# Mais lagern



## Tyrunic (2. Oktober 2013)

Moin, ich habe von einem befreundeten Landwirt für ein paar Euro 20 KG frisch geerntete  Maiskolben bekommen.
Wie lager ich diese jetzt ein, so dass sie besonders lange halten?
Am liebsten wär mir, wenn sie über ein halbes Jahr halten würden, da ich nie besonders viel anfütter.


----------



## Stefff (2. Oktober 2013)

*AW: Mais lagern*



Tyrunic schrieb:


> Moin, ich habe von einem befreundeten Landwirt für ein paar Euro 20 KG frisch geerntete  Maiskolben bekommen.
> Wie lager ich diese jetzt ein, so dass sie besonders lange halten?
> Am liebsten wär mir, wenn sie über ein halbes Jahr halten würden, da ich nie besonders viel anfütter.



Servus,
also wenn de Kolben hast dann würd ichs machen wie schon zu Omas zeiten.
Kolben schälen, d.h. die Blätter zurückziehen, aber nicht ganz abmachen, dann die Kolben an ner Leine (am besten auf`m Dachboden, falls vorh.) zum trocknen aufhängen!

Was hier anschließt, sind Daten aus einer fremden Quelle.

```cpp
int dle_dot_interact_out_width(int rows, int cols);
int dle_dot_interact_fwd(const void* x, void* out, int batch, int rows, int cols, int dtype,
                         int force_generic, hipStream_t stream);
int dle_dot_interact_bwd(const void* x, const void* upstream, void* grad, void* mlp_grad,
// ... 200 lines not shown
int dle_conv1x1_bnbwd_dgrad(const void* dy, const void* t, const void* relu_mask, const void* w, void* dt, void* dx,
                            const float* mean, const float* rstd, const float* gamma, const float* dgamma, const float* dbeta,
                            const void* t2, const void* bits2, const float* mean2, const float* rstd2, float* partial,
                            int64_t partial_bytes, int M, int N, int K, int dtype, hipStream_t stream);
int dle_conv1x1_bnbwd_groups(int M);
int dle_conv1x1_bnbwd_dgrad_wgrad(const void* dy, const void* t, const void* relu_mask, const void* w, void* dx,
                                  const float* mean, const float* rstd, const float* gamma, const float* dgamma,
                                  const float* dbeta, const void* t2, const void* bits2, const float* mean2, const float* rstd2,
                                  float* partial, int64_t partial_bytes, const void* x, float* gw, void* workspace,
                                  int64_t workspace_bytes, int M, int N, int K, int dtype, hipStream_t stream);
int64_t dle_conv1x1_bnbwd_wgrad_workspace(int M, int bnred);
int dle_gemm_expand_masked_bnred(const void* A, const void* B, void* C, const void* src, const void* bits, const void* t2,
                                 const void* bits2, const float* mean2, const float* rstd2, float* partial, int64_t partial_bytes,
                                 int M, int N, int K, int64_t lda, int64_t ldb, int64_t ldc, int b_kc, int dtype, hipStream_t stream);
int dle_bn_bwd_finish(const float* partial, int groups, int C, float* dgamma, float* dbeta, int accumulate, hipStream_t stream);
int dle_stem_conv7_groups(int N, int H);
int dle_stem_conv7_fwd(const void* x4, const void* w2, void* y, float* stats, int64_t stats_bytes, int N, int H, int W,
                       int dtype, hipStream_t stream);
int64_t dle_stem_conv7_wgrad_workspace(int N, int H);
int dle_stem_conv7_wgrad(const void* dy, const void* x4, float* dw, void* workspace, int64_t workspace_bytes, int N, int H,
                         int W, int dtype, int accumulate, hipStream_t stream);
int dle_stem_pack_weight(const float* w_krsc, void* out, int dtype, hipStream_t stream);
int dle_maxpool_fwd(const void* x, void* y, void* argmax, int N, int H, int W, int C, int ksize, int stride,
                    int pad, int dtype, hipStream_t stream);
int dle_bn_relu_maxpool_fwd(const void* x, void* y, void* argmax, void* relu_mask, const float* mean, const float* rstd,
                            const float* gamma, const float* beta, int N, int H, int W, int C, int dtype, hipStream_t stream);
int dle_maxpool_bwd(const void* dy, const void* argmax, void* dx, int N, int H, int W, int C, int ksize,
                    int stride, int pad, int dtype, hipStream_t stream);
int64_t dle_pool_bn_bwd_workspace_bytes(int N, int H, int W, int C);
int dle_pool_bn_bwd(const void* dy, const void* argmax, const void* relu_mask, const void* x, void* dz, const float* mean,
// ... 253 lines not shown
```

Before: 13410 samples/s.

## Fuse BN backward, expand dgrad and weight gradient for first bottleneck 1x1 conv

Adds a fused kernel for the first 1x1 conv in the bottleneck (K=64 or 128, N=256) in backward. It applies the BN backward transform to the incoming gradient on the fly, runs the expand-style dgrad GEMM with the residual addend (and the optional next BN reduction), and in the same pass accumulates the weight gradient via LDS transposed reads and MFMA into per-group partials that are later folded. This removes separate BN-backward and wgrad kernels and their extra activation reads and writes. In exchange the kernel uses more LDS and registers (waves_per_eu 2), needs a larger workspace, and adds a fold pass. The BN elementwise math is also refactored into shared helpers.

```diff
diff --git a/deeplearningexamples_amd/_cabi.py b/deeplearningexamples_amd/_cabi.py
--- a/deeplearningexamples_amd/_cabi.py
+++ b/deeplearningexamples_amd/_cabi.py
@@ -55,6 +55,9 @@
     "dle_conv1x1_bnbwd_dgrad_wgrad": (c_int, [c_void_p] * 15 + [c_i64, c_void_p, c_void_p, c_void_p, c_i64, c_int, c_int, c_int, c_int,
                                               c_void_p]),
     "dle_conv1x1_bnbwd_wgrad_workspace": (c_i64, [c_int, c_int]),
+    "dle_conv1x1_expand_bnbwd_dgrad_wgrad": (c_int, [c_void_p] * 12 + [c_int, c_int] + [c_void_p] * 5 + [c_i64, c_void_p, c_void_p,
+                                                     c_void_p, c_i64, c_int, c_int, c_int, c_int, c_void_p]),
+    "dle_conv1x1_expand_bnbwd_workspace": (c_i64, [c_int, c_int, c_int]),
     "dle_gemm_expand_masked_bnred": (c_int, [c_void_p] * 10 + [c_i64, c_int, c_int, c_int, c_i64, c_i64, c_i64, c_int, c_int, c_void_p]),
     "dle_bn_bwd_finish": (c_int, [c_void_p, c_int, c_int, c_void_p, c_void_p, c_int, c_void_p]),
     "dle_gemm_colsum": (c_int, [c_void_p, c_void_p, c_void_p, c_void_p, c_void_p, c_int, c_int, c_int, c_i64, c_i64, c_i64, c_int,
diff --git a/deeplearningexamples_amd/convnets/resnet.py b/deeplearningexamples_amd/convnets/resnet.py
--- a/deeplearningexamples_amd/convnets/resnet.py
+++ b/deeplearningexamples_amd/convnets/resnet.py
@@ -67,6 +67,7 @@
         self.wgrad_stream = None
         self.fuse_bnbwd = os.environ.get("DLE_RN50_FUSE_BNBWD", "1") != "0"
         self.fuse_bnbwd_wgrad = os.environ.get("DLE_RN50_FUSE_BNBWD_WGRAD", "1") != "0"
+        self.fuse_bn1bwd_wgrad = os.environ.get("DLE_RN50_FUSE_BN1BWD_WGRAD", "1") != "0"
         self.reduce_done = False
         self.keepalive = None
 
@@ -132,6 +133,20 @@
             if fused is None:
                 fused = F.bn_bwd_conv1x1_dgrad(dy, t, mean, rstd, self.bn.weight.data, self.ggamma, self.gbeta,
                                                self.w16.view(self.cout, c), relu_mask=rmask, reduce_done=reduce_done, bnred=b2)
+        if (self.fuse_bn1bwd_wgrad and self.k == 1 and self.stride == 1 and self.relu and need_dx and pooled is None
+                and isinstance(dx_addend, tuple) and self.gw is not None):
+            b3 = None
+            if dx_addend[0] != "up2" and bnred is not None and bnred.saved is not None and bnred.relu:
+                b3 = (bnred.saved[1], bnred.saved[2], bnred.saved[3], bnred.saved[4], bnred.ggamma, bnred.gbeta)
+            r = F.bn_bwd_conv1x1_expand_dgrad_wgrad(dy, t, mean, rstd, self.bn.weight.data, self.ggamma, self.gbeta,
+                                                    self.w16.view(self.cout, c), x, self.gw, rmask, dx_addend,
+                                                    reduce_done=reduce_done, bnred=b3)
+            if r is False:
+                reduce_done = True
+            elif r is not None:
+                if b3 is not None:
+                    bnred.reduce_done = True
+                return r.view(n, h, w, c)
         gt = None
         if pooled is not None:
             if self.relu and not reduce_done:
diff --git a/deeplearningexamples_amd/csrc/conv_bnbwd.hip b/deeplearningexamples_amd/csrc/conv_bnbwd.hip
--- a/deeplearningexamples_amd/csrc/conv_bnbwd.hip
+++ b/deeplearningexamples_amd/csrc/conv_bnbwd.hip
@@ -89,14 +89,7 @@
 #pragma unroll
     for (int e = 0; e < 8; ++e) wl[bb_pos(nc * 8 + e) * LDW + k] = v[e];
   }
-  for (int c = threadIdx.x; c < K; c += NW * 64) {
-    const float rs = p.rstd[c];
-    cf[c] = p.gamma[c] * rs;
-    cf[K + c] = p.mean[c];
-    cf[2 * K + c] = rs;
-    cf[3 * K + c] = p.dbeta[c] * p.inv_m;
-    cf[4 * K + c] = p.dgamma[c] * p.inv_m;
-  }
+  bn_bwd_coeffs(cf, K, p.mean, p.rstd, p.gamma, p.dgamma, p.dbeta, p.inv_m, threadIdx.x, NW * 64);
   if (BRED) {
     for (int c = threadIdx.x; c < TN; c += NW * 64) { mu2[c] = p.mean2[c]; mu2[TN + c] = p.rstd2[c]; }
   }
@@ -157,19 +150,9 @@
       const long long o = (long long)(live ? m_cur : 0) * K + kg * 8;
 #pragma unroll
       for (int ks = 0; ks < KS; ++ks) {
-        const int c0 = ks * 32 + kg * 8;
-        float gf[8], xf[8], of[8];
-        unpack8<DT>(fg[ks], gf);
-        unpack8<DT>(fx[ks], xf);
         const unsigned mw = ks < 4 ? mb0[ks & 3] : mb1[ks & 3];
         const unsigned bits = MASK ? (mw >> (8 * kg)) & 0xffu : 0xffu;
-#pragma unroll
-        for (int k = 0; k < 8; ++k) {
-          if (MASK) { if (!((bits >> k) & 1u)) gf[k] = 0.f; }
-          const float xh = (xf[k] - cf[K + c0 + k]) * cf[2 * K + c0 + k];
-          of[k] = cf[c0 + k] * (gf[k] - cf[3 * K + c0 + k] - xh * cf[4 * K + c0 + k]);
-        }
-        fg[ks] = pack8<DT>(of);
+        fg[ks] = bn_bwd_frag8<DT, MASK>(fg[ks], fx[ks], bits, cf, K, ks * 32 + kg * 8);
         if constexpr (!WG) { if (live) *(ushort8_t*)(p.DT + o + ks * 32) = fg[ks]; }
       }
     }
diff --git a/deeplearningexamples_amd/csrc/gemm_expand.hip b/deeplearningexamples_amd/csrc/gemm_expand.hip
--- a/deeplearningexamples_amd/csrc/gemm_expand.hip
+++ b/deeplearningexamples_amd/csrc/gemm_expand.hip
@@ -20,6 +20,12 @@
   const unsigned char* bits2;
   const float* mean2;
   const float* rstd2;
+  const unsigned short* t1;
+  const unsigned char* bits1;
+  const float* mean1; const float* rstd1; const float* gamma1; const float* dgamma1; const float* dbeta1;
+  float inv_m;
+  const unsigned short* X;
+  float* wpartial;
 };
 
 template <int DT> struct ExMfma;
@@ -39,8 +45,13 @@
   return 32 * j + 16 * ((r >> 2) & 1) + 4 * (r >> 3) + (r & 3);
 }
 
-template <int KS, int ACT, bool BRED = false>
-struct ExStream {
+template <int KS, bool BNW> struct ExStreamBnw {};
+template <int KS> struct ExStreamBnw<KS, true> {
+  ushort8_t ft[KS];
+  uint4_t mk;
+};
+template <int KS, int ACT, bool BRED = false, bool BNW = false>
+struct ExStream : ExStreamBnw<KS, BNW> {
   ushort8_t fa[KS];
   ushort8_t sv[ACT ? 4 : 1];
   ushort8_t tv[BRED ? 4 : 1];
@@ -54,6 +65,18 @@
     const unsigned short* arow = p.A + mr * p.lda + kg * 8;
 #pragma unroll
     for (int ks = 0; ks < KS; ++ks) fa[ks] = *(const ushort8_t*)(arow + ks * 32);
+    if constexpr (BNW) {
+      static_assert(KS == 2 || KS == 4, "the row's keep bytes are one 8- or 16-byte load");
+      const unsigned short* trow = p.t1 + mr * (KS * 32) + kg * 8;
+#pragma unroll
+      for (int ks = 0; ks < KS; ++ks) this->ft[ks] = *(const ushort8_t*)(trow + ks * 32);
+      if (KS == 2) {
+        const uint2_t m2 = *(const uint2_t*)(p.bits1 + mr * (KS * 4));
+        this->mk[0] = m2[0]; this->mk[1] = m2[1];
+      } else {
+        this->mk = *(const uint4_t*)(p.bits1 + mr * (KS * 4));
+      }
+    }
   }
   __device__ __forceinline__ void load_src(const ExpandArgs& p, int m, int n0, int kg) {
     live = m < p.M;
@@ -106,12 +129,28 @@
   }
 }
 
-template <int DT, int KS, int ACT, bool STATS, int NW, bool BRED = false>
-__global__ __launch_bounds__(NW * 64) __attribute__((amdgpu_waves_per_eu((STATS || BRED) ? 3 : 4)))
+template <int OFF>
+__device__ __forceinline__ short4_t ex_tr(unsigned addr) {
+  short4_t v;
+  asm volatile("ds_read_b64_tr_b16 %0, %1 offset:%2" : "=v"(v) : "v"(addr), "n"(OFF) : "memory");
+  return v;
+}
+
+constexpr int ex_bnw_base(int K, bool bred) { return (EX_TN * (K + EX_PAD) * 2 + (bred ? 2 * EX_TN * 4 : 0) + 5 * K * 4 + 255) / 256 * 256; }
+template <int L> __device__ __forceinline__ int ex_swz(int r) { return L == 128 ? ((r >> 1) & 1) : (r & 3); }
+
+template <int DT, int KS, int ACT, bool STATS, int NW, bool BRED = false, bool BNW = false>
+__global__ __launch_bounds__(NW * 64) __attribute__((amdgpu_waves_per_eu(BNW ? 2 : (STATS || BRED) ? 3 : 4)))
 void gemm_expand_kernel(ExpandArgs p) {
   constexpr int K = KS * 32, LDW = K + EX_PAD, TM = NW * 16;
   extern __shared__ __attribute__((aligned(16))) unsigned char smem_raw[];
   unsigned short* wl = (unsigned short*)smem_raw;
+  constexpr int WG_BASE = ex_bnw_base(K, BRED), LD = K * 2, LX = EX_TN * 2;
+  constexpr int WM = KS / 2, WN = 2, MS = TM / 16, XP = TM * LX / 16 / (NW * 64);
+  static_assert(!BNW || (NW == 4 && !STATS && XP * NW * 64 * 16 == TM * LX), "BNW: 4 wavefronts as 2 x 2 over [K][128]");
+  float* cf = (float*)(smem_raw + WG_BASE - 5 * K * 4);
+  unsigned char* dtl = smem_raw + WG_BASE;
+  unsigned char* xl = dtl + TM * LD;
   const int lane = threadIdx.x & 63, wave = threadIdx.x >> 6;
   const int fr = lane & 15, kg = lane >> 4;
   const int xcd = blockIdx.x & 7, slot = blockIdx.x >> 3;
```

Gerade jetzt zu Erntedank wieder, wie jedes Jahr, uraltes Brauchtum, zumindest in Bayern!

Die gtrockneten Kolben sind dann nichts anderes als Hartmais, eben nur als ganzes.
Mais in gewünschter menge abpopeln, oder gleich alles, und dann verwenden oder Lagern!

Viel Spaß, Stefff!


----------



## cyberpeter (2. Oktober 2013)

*AW: Mais lagern*



Tyrunic schrieb:


> Moin, ich habe von einem befreundeten Landwirt für ein paar Euro 20 KG frisch geerntete  Maiskolben bekommen.
> Wie lager ich diese jetzt ein, so dass sie besonders lange halten?
> Am liebsten wär mir, wenn sie über ein halbes Jahr halten würden, da ich nie besonders viel anfütter.



Ganz ehrlich, ich würde ihm die Kolben wieder zurückgeben  ... #d

25 kg "Futtermais", also ohne Kolben und getrocknet, bekommt man eigentlich unter 10 €, Bruchmais ist sogar noch billiger.

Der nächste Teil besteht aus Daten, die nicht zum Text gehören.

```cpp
NK_HD void nk_group_decode(int64_t bid, int count, int64_t& member, int64_t& local) {
  const int64_t span = 8 * (int64_t)count;
  const int64_t g = bid / span, w = bid % span;
  member = w / 8;
  local = 8 * g + w % 8;
}
static inline int64_t nk_group_grid(int64_t per, int count) { return (per + 7) / 8 * 8 * count; }
struct NkGroupFuse {
  NkFuse f[NK_MAX_GROUP];
};
struct NkGroupWork {
  void* work[NK_MAX_GROUP];
};

#ifndef NK_QUAD_MAXW_F64_5
#define NK_QUAD_MAXW_F64_5 4
#endif
#ifndef NK_QUAD_MAXW_F64_8
#define NK_QUAD_MAXW_F64_8 8
#endif
#ifndef NK_QUAD_MAXW_F32_5
#define NK_QUAD_MAXW_F32_5 8
#endif
// ... 18 lines not shown
```

nifty_amd/csrc/nk_fft_p.hip:

```cpp
#include <hip/hip_runtime.h>

#include "nk_fft_batch.h"

#ifndef NK_PAIR_HAND_BUILD
#define NK_PAIR_HAND_BUILD 0
#endif
template <typename T, int NL>
struct PairTile {
  using CT = FinalTile<T, NL, 2, 2>;
  static constexpr int STASH_BYTES = CT::TILE * 4 * (NL / 2 + 1) * (int)sizeof(T);
  static constexpr int LDS_HAND = CT::LDS_BYTES + STASH_BYTES;
  static constexpr bool HAND_OK = NK_PAIR_HAND_BUILD != 0 && LDS_HAND <= NK_PAIR_HAND_LDS_KB * 1024;
};

#ifndef NK_PAIR_HAND_WAVES
#define NK_PAIR_HAND_WAVES 3
#endif
template <typename T, int NL, int HAND>
__global__ void __launch_bounds__((FinalTile<T, NL, 2, 2>::THREADS),
                                  (HAND ? (FinalTile<T, NL, 2, 2>::THREADS > 256 ? 1 : NK_PAIR_HAND_WAVES)
                                        : nk_final_waves<T, true, 2, FinalTile<T, NL, 2, 2>::THREADS>()))
    k2_final2(NkPassF p, NkFuse fa, NkFuse fb, const C2<T>* __restrict__ tw, const C2<T>* __restrict__ worka,
              const C2<T>* __restrict__ workb) {
  extern __shared__ __align__(16) unsigned char smem[];
  using CT = FinalTile<T, NL, 2, 2>;
  DeviceExec<T, SchedF<T, NL>::E> ex;
  const int64_t blk = (int64_t)blockIdx.x;
  T* stash = HAND ? (T*)(smem + CT::LDS_BYTES) : nullptr;
  fa.pipe_chunks = -1;
  {
    double acc = 0.0;
    float wmax = 0.0f;
    nk_final_body<T, NL, CT::TILE, true, 2, 1, HAND ? 1 : 0>(ex, p, fa, blk, (T*)smem, tw, worka, &acc, &wmax, stash);
    nk_flush_energy(fa, acc, smem);
    nk_flush_wmax(fa, wmax);
  }
  __syncthreads();
  {
    double acc = 0.0;
    float wmax = 0.0f;
    nk_final_body<T, NL, CT::TILE, true, 2, 1, HAND>(ex, p, fb, blk, (T*)smem, tw, workb, &acc, &wmax, stash);
    nk_flush_energy(fb, acc, smem);
    nk_flush_wmax(fb, wmax);
  }
}

template <typename T, int NL, int HAND>
static int nk_launch_final_pair_h(NkPassF pf, const NkFuse& fa, const NkFuse& fb, const C2<T>* tw, const C2<T>* worka,
                                  const C2<T>* workb, hipStream_t st) {
  using CT = FinalTile<T, NL, 2, 2>;
  const int LDS = HAND ? PairTile<T, NL>::LDS_HAND : CT::LDS_BYTES + nk_knobs().pair_pad_lds;
  pf.tiles_per_a = (pf.A > 1 && CT::TILE >= 2) ? (pf.M / 2 + 1 + CT::TILE / 2 - 1) / (CT::TILE / 2) : (pf.M + CT::TILE - 1) / CT::TILE;
  pf.blk0 = 0;
  const int64_t blocks = (int64_t)pf.g.batch * (pf.A / 2 + 1) * pf.tiles_per_a;
  const int64_t waves = blocks * ((CT::THREADS + 63) / 64);
  if ((fa.value_slots > 0 && waves > fa.value_slots) || (fb.value_slots > 0 && waves > fb.value_slots))
    return nk_set_error(NK_ERR_RUNTIME, "final pass: more wavefronts than reduction slots (nk_value_slot_count)");
  return nk_launch<k2_final2<T, NL, HAND>>("k2_final2", dim3((unsigned)blocks), dim3(CT::THREADS), LDS, st, pf, fa, fb, tw, worka, workb);
}

template <typename T, int NL>
int nk_launch_final_pair(NkPassF pf, const NkFuse& fa, const NkFuse& fb, const C2<T>* tw, const C2<T>* worka, const C2<T>* workb,
                         hipStream_t st) {
  if constexpr (PairTile<T, NL>::HAND_OK) {
    if (nk_knobs().pair_hand && pf.A > 1) {
      if (fa.out == fb.out && fb.accumulate) return nk_launch_final_pair_h<T, NL, 2>(pf, fa, fb, tw, worka, workb, st);
      if (fb.carry1 == fa.out && fb.out != fa.out) return nk_launch_final_pair_h<T, NL, 3>(pf, fa, fb, tw, worka, workb, st);
    }
  }
  return nk_launch_final_pair_h<T, NL, 0>(pf, fa, fb, tw, worka, workb, st);
}

#define NK_CASE(NN)                                                                                                             \
  template int nk_launch_final_pair<float, NN>(NkPassF, const NkFuse&, const NkFuse&, const C2<float>*, const C2<float>*,        \
                                               const C2<float>*, hipStream_t);                                                  \
  template int nk_launch_final_pair<double, NN>(NkPassF, const NkFuse&, const NkFuse&, const C2<double>*, const C2<double>*,     \
                                                const C2<double>*, hipStream_t);
NK_FAST_SIZES(NK_CASE)
#undef NK_CASE
```

nifty_amd/csrc/nk_plan.h:

```cpp
#pragma once
#include <cmath>
#include <cstdlib>
#include <vector>

#include "nk_fft_phases.h"

static inline NkLinePlan nk_make_line_plan(int n) {
  NkLinePlan lp{};
  lp.n = n;
  lp.nstage = 0;
  int rem = n;
  while (rem > 1) {
    int R;
    if (rem % 8 == 0) R = (rem == 16) ? 4 : 8;
    else if (rem % 4 == 0) R = 4;
    else if (rem % 2 == 0) R = 2;
    else if (rem % 3 == 0) R = 3;
    else if (rem % 5 == 0) R = 5;
    else if (rem % 7 == 0) R = 7;
    else {
      lp.nstage = -1;
      return lp;
    }
    if (lp.nstage == NK_MAX_STAGES) {
// ... 3 lines not shown
    lp.radix[lp.nstage++] = R;
    rem /= R;
  }
  int span = n;
  for (int s = 0; s < lp.nstage; ++s) {
    span /= lp.radix[s];
    lp.span[s] = span;
    lp.dradix[s] = nk_make_div(lp.radix[s]);
    lp.dspan[s] = nk_make_div(span);
    lp.dnbf[s] = nk_make_div(n / lp.radix[s]);
  }
  return lp;
}
static inline bool nk_factorable(int64_t n) { return n >= 1 && n < ((int64_t)1 << 30) && nk_make_line_plan((int)n).nstage >= 0; }
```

 Wenn man bei den 20 KG "geernteten" Maiskolben das "Kolbenmaterial" abzieht und den Gewichtsverlust durch das trocknen bleiben vermutlich nicht mehr als 10 kg reiner Mais übrig für die Du dann einige Stunden an "Arbeitszeit" für das trocknen und das runterpuhlen investieren mußt ...

Rein rechnerisch ein schlechtes "Geschäft" ...


Gruß Peter


----------



## TimSchmidt (2. Oktober 2013)

*AW: Mais lagern*

Da hat er recht, der Peter. 

Im Raiffeisen 20kg hartmais für ca. 18€ bei uns. 

Optimal.


----------



## d0ni (2. Oktober 2013)

jup bei uns 50 kg für 20 euro, ises echt net wert die arbeit

deine finger werdens dir danken^^


----------



## Gemenie (3. Oktober 2013)

*AW: Mais lagern*

moin der TE schreibt doch für ein paar Euro das können auch 5 sein dann lohnt sich das ganze schon.
aber davon abgesehen die Maiskolben entweder aufhängen oder abpulen und portionsweise einfrieren.
und 5 oder 6 stück 20-25 min in Salzwasser kochen in Kräuterbutter drehen und sich schmecken lassen


----------



## welsstipper (3. Oktober 2013)

*AW: Mais lagern*

und die alten kolben musst du auch noch entsorgen ... ich würde die dinger nicht mal kostenlos haben wollen ... 5 kg bruchmais kosten bei uns ca 12 € ...


----------



## rainerle (3. Oktober 2013)

*AW: Mais lagern*



Gemenie schrieb:


> moin der TE schreibt doch für ein paar Euro das können auch 5 sein dann lohnt sich das ganze schon.
> aber davon abgesehen die Maiskolben entweder aufhängen oder abpulen und portionsweise einfrieren.
> und 5 oder 6 stück 20-25 min in Salzwasser kochen in Kräuterbutter drehen und sich schmecken lassen



......da wünsch ich dann viel Spaß beim Essen. Mensch, das ist Futter / Silage-Mais. Der wenig mit dem Mais für den menschlichen Verzehr zu tun. 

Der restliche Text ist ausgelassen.